■ **Information shown**

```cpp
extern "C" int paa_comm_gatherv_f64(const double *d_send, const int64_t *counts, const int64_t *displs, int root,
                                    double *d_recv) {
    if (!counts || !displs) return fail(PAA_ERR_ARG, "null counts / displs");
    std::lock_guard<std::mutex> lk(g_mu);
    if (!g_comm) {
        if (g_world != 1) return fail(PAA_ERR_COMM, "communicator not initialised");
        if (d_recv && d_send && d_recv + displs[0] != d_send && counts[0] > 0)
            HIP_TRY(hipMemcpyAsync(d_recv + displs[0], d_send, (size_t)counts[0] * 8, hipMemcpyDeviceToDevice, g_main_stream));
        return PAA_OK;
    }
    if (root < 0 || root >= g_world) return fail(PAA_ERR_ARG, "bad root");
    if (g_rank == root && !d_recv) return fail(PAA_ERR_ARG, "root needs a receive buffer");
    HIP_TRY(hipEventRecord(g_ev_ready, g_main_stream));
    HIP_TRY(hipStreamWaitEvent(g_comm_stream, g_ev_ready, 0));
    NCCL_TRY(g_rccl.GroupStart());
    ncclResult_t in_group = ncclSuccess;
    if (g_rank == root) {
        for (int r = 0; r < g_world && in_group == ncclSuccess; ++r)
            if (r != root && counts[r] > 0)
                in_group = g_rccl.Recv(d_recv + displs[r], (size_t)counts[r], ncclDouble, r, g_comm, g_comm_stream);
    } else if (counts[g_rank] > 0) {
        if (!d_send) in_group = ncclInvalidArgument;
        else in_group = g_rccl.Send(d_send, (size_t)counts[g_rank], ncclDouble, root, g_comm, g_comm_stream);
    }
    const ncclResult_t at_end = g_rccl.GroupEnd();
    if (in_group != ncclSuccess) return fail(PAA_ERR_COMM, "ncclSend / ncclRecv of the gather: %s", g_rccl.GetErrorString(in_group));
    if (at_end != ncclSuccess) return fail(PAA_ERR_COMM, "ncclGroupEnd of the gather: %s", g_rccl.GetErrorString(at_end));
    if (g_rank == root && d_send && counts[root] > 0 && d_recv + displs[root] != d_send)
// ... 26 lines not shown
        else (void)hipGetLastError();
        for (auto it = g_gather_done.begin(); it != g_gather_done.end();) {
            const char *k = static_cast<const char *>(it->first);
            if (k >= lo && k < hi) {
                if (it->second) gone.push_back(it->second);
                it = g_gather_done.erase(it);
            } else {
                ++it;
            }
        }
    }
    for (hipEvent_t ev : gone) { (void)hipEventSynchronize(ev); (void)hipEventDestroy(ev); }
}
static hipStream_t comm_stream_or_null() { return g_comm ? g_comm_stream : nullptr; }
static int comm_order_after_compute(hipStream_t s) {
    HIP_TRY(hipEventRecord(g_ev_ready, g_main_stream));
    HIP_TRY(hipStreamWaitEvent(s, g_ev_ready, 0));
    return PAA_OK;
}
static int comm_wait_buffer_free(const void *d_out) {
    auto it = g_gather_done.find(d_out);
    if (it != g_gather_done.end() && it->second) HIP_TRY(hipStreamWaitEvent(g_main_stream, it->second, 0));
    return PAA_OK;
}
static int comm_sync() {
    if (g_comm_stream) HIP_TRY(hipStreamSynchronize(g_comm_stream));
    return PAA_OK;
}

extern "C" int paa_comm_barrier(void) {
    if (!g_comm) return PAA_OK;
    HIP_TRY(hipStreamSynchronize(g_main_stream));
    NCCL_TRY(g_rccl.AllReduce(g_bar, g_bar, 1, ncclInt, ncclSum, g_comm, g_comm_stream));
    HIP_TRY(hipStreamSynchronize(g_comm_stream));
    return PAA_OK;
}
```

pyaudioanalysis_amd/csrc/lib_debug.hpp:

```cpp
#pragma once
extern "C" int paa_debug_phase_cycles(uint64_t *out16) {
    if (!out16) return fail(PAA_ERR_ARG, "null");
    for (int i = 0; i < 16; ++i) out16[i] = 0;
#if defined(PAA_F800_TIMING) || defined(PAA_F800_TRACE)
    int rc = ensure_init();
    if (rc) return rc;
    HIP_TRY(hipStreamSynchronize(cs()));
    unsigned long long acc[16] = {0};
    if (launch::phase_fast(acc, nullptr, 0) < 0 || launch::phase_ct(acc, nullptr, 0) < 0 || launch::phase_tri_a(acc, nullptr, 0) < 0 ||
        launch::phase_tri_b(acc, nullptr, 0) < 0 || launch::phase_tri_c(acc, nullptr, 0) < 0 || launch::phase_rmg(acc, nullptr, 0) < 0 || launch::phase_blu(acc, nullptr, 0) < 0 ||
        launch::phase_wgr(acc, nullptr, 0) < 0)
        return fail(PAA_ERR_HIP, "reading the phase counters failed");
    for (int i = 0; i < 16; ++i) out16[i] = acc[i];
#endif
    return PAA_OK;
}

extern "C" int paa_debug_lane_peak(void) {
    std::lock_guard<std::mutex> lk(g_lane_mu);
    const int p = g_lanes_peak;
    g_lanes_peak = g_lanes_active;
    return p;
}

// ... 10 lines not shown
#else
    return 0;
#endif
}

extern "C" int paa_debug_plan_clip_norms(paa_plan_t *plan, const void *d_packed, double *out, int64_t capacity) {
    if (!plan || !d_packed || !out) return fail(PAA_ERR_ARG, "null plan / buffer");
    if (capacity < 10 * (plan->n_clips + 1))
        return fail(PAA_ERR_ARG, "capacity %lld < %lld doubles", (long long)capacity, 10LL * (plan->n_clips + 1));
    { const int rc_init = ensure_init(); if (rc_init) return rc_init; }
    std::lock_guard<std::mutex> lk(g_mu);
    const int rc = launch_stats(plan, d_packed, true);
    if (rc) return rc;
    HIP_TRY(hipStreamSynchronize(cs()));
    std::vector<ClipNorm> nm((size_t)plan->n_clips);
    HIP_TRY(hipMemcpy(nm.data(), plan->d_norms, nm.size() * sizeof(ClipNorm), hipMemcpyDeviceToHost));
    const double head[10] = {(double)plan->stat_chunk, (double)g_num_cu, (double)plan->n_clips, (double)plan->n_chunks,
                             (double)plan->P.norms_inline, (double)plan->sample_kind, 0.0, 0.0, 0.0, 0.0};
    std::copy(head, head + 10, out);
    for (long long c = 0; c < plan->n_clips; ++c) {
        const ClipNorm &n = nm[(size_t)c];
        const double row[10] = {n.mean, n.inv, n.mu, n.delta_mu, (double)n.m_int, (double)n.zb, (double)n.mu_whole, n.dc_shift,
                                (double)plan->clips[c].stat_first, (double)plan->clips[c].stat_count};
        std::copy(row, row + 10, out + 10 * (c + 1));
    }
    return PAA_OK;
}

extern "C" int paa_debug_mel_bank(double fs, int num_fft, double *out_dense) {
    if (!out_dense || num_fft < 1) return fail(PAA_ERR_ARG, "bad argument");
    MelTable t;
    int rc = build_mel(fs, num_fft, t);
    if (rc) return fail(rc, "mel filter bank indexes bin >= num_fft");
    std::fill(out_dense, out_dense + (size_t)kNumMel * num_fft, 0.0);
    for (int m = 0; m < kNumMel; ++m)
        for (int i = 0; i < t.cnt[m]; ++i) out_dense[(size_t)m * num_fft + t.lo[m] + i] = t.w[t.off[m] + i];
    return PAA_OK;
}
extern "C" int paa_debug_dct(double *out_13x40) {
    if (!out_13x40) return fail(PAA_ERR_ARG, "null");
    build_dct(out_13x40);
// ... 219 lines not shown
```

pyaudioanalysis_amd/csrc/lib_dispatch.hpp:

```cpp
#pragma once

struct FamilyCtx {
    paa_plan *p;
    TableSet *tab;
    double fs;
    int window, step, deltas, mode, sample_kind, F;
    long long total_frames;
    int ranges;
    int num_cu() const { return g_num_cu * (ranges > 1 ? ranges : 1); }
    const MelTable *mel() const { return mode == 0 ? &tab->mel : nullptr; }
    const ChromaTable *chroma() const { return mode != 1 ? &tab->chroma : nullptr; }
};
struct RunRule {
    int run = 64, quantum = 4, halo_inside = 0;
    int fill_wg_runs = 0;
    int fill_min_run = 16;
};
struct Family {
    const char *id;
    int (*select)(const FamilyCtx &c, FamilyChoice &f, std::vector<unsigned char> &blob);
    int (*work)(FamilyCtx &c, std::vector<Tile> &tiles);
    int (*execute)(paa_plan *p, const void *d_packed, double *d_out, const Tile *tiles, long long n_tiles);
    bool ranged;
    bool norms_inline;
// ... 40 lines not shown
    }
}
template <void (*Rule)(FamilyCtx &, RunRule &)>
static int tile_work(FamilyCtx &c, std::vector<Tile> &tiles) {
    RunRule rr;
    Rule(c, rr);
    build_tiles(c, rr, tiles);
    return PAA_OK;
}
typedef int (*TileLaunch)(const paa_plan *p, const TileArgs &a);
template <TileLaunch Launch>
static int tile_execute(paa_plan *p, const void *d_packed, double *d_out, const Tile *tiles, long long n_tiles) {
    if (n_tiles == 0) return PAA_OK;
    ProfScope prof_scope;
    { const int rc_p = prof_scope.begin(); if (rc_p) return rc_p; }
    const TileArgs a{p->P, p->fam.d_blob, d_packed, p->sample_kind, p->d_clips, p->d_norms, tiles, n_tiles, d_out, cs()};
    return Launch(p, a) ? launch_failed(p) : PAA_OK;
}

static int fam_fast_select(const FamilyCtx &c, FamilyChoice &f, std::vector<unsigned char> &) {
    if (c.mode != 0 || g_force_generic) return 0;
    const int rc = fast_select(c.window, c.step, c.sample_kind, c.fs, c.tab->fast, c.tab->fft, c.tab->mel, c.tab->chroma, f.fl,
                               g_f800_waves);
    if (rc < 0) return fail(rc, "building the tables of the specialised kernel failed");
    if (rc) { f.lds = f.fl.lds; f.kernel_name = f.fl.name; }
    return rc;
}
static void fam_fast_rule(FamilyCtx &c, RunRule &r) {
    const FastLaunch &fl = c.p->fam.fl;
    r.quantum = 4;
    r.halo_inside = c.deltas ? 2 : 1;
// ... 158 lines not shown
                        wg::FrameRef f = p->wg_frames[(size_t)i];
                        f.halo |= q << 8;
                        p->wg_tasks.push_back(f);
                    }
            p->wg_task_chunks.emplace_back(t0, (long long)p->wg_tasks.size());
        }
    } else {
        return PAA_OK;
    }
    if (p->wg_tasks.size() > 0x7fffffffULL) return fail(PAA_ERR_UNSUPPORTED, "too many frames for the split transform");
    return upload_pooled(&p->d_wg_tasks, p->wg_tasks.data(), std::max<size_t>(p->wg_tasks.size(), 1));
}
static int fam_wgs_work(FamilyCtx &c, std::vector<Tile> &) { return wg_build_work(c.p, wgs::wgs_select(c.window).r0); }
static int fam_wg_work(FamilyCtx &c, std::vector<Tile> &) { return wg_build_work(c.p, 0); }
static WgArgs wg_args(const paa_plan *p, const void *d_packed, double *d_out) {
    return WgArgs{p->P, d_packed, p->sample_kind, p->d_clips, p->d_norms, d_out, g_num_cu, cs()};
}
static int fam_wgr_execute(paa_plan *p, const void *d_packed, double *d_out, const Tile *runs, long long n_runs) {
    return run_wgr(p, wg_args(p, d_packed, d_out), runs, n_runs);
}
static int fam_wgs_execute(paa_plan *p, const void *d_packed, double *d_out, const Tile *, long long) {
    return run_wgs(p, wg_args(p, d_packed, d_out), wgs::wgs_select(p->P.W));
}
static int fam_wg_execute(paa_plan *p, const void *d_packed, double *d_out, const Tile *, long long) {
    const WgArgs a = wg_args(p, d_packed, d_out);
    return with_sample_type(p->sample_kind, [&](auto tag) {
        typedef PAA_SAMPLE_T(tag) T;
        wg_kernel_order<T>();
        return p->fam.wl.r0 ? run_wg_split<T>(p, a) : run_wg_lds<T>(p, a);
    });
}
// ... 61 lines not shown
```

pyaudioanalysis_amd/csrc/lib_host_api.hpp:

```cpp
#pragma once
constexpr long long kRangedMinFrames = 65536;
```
...
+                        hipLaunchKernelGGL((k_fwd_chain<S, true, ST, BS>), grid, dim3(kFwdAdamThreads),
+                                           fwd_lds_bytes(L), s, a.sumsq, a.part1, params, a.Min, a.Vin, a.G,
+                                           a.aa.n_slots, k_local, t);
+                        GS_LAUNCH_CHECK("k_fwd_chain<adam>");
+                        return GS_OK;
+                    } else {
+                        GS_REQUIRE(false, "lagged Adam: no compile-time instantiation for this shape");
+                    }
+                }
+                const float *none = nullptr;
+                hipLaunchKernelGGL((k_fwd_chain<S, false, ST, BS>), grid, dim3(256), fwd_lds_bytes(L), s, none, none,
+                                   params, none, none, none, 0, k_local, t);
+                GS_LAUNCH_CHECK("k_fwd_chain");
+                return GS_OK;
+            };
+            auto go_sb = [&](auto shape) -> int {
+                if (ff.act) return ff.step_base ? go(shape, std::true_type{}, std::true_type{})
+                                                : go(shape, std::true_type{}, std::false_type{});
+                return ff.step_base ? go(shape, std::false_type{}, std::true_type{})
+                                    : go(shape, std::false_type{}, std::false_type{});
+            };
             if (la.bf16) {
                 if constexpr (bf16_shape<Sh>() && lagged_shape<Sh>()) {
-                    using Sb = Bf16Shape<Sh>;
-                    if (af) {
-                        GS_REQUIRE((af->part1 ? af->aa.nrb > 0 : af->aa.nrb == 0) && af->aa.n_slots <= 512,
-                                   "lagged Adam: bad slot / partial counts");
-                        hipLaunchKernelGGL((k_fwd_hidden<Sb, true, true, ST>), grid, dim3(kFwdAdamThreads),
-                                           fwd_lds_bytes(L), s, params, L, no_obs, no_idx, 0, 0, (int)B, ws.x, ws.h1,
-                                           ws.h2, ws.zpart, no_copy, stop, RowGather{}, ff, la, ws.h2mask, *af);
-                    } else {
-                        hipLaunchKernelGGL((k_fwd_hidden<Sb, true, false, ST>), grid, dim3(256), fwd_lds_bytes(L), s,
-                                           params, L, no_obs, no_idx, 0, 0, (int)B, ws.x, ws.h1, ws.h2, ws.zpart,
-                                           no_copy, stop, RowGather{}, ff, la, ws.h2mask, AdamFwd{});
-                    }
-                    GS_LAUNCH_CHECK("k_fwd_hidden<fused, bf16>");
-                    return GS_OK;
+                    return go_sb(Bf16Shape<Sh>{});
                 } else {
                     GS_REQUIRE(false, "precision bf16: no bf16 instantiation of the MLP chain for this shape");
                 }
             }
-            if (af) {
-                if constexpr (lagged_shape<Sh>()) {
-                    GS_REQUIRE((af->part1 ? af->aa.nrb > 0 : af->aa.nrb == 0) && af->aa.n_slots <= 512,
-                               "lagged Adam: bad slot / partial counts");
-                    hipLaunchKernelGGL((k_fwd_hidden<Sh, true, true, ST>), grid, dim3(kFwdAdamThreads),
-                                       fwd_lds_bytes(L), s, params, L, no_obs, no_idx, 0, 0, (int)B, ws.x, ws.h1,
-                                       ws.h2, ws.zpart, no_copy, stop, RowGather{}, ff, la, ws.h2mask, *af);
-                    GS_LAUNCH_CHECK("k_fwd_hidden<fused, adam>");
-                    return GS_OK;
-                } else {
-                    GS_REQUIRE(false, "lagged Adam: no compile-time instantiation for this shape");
...
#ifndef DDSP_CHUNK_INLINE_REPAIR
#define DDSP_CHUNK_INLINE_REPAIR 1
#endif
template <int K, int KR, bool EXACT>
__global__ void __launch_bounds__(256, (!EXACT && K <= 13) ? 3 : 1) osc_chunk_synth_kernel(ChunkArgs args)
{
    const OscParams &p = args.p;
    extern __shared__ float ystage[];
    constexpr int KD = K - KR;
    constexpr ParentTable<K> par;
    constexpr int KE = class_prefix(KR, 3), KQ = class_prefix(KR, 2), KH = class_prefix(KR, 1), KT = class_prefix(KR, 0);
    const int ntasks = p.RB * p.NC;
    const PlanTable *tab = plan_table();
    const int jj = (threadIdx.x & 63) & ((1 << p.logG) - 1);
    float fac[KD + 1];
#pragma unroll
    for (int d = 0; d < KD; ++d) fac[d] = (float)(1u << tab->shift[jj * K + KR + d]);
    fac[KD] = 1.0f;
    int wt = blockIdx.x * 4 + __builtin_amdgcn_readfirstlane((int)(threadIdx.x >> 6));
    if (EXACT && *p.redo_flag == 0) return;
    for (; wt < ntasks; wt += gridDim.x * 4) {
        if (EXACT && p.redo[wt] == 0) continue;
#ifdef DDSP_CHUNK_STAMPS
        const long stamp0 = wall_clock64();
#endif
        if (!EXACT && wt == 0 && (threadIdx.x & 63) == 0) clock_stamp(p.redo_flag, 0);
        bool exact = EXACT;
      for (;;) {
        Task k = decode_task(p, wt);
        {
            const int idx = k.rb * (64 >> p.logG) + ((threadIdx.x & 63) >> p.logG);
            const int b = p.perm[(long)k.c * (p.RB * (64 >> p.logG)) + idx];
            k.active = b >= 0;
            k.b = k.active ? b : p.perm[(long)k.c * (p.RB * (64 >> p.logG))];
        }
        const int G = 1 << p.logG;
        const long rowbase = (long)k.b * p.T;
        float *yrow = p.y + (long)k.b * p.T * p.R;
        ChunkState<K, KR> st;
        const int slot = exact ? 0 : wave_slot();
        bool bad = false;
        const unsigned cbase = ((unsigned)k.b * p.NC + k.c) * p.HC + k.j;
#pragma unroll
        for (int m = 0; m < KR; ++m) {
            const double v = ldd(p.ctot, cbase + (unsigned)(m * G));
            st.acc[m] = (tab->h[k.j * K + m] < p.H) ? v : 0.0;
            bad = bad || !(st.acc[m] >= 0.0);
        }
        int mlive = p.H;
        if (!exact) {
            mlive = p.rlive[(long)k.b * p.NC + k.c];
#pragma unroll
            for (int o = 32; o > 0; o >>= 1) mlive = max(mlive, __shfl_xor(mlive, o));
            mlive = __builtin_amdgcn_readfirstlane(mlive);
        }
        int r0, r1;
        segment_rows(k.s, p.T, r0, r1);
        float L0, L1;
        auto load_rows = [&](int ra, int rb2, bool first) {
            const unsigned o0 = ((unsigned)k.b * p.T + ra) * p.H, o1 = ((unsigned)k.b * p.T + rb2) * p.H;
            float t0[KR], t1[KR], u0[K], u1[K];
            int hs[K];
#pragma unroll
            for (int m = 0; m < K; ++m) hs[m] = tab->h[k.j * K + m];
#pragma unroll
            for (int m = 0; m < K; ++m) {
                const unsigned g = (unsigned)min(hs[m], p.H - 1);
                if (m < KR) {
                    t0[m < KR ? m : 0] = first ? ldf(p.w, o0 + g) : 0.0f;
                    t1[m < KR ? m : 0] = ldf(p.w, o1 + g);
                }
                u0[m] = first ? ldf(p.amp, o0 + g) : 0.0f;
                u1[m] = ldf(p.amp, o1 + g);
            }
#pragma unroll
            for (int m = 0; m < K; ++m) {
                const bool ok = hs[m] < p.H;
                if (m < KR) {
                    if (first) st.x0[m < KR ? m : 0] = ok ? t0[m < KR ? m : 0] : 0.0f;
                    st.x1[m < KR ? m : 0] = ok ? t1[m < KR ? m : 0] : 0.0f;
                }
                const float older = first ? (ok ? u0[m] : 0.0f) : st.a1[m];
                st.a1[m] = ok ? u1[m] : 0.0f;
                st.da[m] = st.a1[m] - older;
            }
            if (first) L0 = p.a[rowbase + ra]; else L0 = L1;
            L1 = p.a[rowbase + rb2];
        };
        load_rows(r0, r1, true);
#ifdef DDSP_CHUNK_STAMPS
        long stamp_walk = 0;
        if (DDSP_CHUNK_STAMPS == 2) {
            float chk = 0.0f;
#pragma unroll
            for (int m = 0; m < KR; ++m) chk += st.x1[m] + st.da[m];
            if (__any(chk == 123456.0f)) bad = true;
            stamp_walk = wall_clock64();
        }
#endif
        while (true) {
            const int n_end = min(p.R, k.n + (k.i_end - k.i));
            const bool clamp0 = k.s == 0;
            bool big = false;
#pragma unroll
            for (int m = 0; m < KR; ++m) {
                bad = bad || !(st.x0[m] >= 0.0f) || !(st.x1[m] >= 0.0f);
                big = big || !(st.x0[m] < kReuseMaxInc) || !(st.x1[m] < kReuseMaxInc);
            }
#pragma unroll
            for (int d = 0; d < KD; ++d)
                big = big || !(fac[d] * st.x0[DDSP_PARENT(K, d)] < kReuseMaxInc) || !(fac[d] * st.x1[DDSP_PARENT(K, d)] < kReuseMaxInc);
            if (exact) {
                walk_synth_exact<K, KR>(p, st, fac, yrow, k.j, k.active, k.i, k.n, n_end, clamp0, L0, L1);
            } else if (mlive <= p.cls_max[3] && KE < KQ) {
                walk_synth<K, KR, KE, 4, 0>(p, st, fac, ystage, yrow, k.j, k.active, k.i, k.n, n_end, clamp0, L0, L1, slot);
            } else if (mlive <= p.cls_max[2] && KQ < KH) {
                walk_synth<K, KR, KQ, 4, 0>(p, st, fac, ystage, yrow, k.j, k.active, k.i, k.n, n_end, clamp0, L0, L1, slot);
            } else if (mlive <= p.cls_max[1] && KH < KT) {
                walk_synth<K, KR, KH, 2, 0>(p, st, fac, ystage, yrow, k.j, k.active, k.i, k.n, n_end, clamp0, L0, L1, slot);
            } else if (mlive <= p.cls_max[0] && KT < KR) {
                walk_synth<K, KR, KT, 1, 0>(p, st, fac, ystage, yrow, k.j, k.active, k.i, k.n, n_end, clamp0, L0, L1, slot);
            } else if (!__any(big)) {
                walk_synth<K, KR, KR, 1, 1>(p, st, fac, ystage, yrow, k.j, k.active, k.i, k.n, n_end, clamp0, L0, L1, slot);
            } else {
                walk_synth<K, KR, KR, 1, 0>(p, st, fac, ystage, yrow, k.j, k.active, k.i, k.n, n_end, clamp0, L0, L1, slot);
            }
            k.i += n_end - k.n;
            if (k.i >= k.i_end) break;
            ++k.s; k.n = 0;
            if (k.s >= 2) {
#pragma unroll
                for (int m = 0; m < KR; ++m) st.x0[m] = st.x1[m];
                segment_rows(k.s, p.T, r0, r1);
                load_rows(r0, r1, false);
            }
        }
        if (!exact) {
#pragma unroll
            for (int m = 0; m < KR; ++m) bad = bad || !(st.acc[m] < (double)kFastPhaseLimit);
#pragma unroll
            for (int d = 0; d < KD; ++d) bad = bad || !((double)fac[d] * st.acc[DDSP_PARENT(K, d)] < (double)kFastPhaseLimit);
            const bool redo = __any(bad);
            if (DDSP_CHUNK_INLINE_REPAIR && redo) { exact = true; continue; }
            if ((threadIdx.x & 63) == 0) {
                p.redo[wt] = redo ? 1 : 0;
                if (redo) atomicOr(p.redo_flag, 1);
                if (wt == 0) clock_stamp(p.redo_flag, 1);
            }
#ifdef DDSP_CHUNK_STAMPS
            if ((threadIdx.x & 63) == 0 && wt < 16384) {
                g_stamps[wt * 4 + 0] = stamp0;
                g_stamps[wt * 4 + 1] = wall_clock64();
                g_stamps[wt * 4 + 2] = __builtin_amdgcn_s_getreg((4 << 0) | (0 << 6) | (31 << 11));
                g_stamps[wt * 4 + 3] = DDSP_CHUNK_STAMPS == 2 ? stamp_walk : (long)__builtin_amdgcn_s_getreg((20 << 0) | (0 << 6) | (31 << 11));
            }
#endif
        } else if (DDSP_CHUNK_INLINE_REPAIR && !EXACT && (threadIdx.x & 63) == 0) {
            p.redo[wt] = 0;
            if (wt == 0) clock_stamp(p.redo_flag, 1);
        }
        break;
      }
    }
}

■ **Task objective**
If a line in the entries above contains the word "fused", copy it.

■ **Solution**
-                    GS_LAUNCH_CHECK("k_fwd_hidden<fused, bf16>");
-                    GS_LAUNCH_CHECK("k_fwd_hidden<fused, adam>");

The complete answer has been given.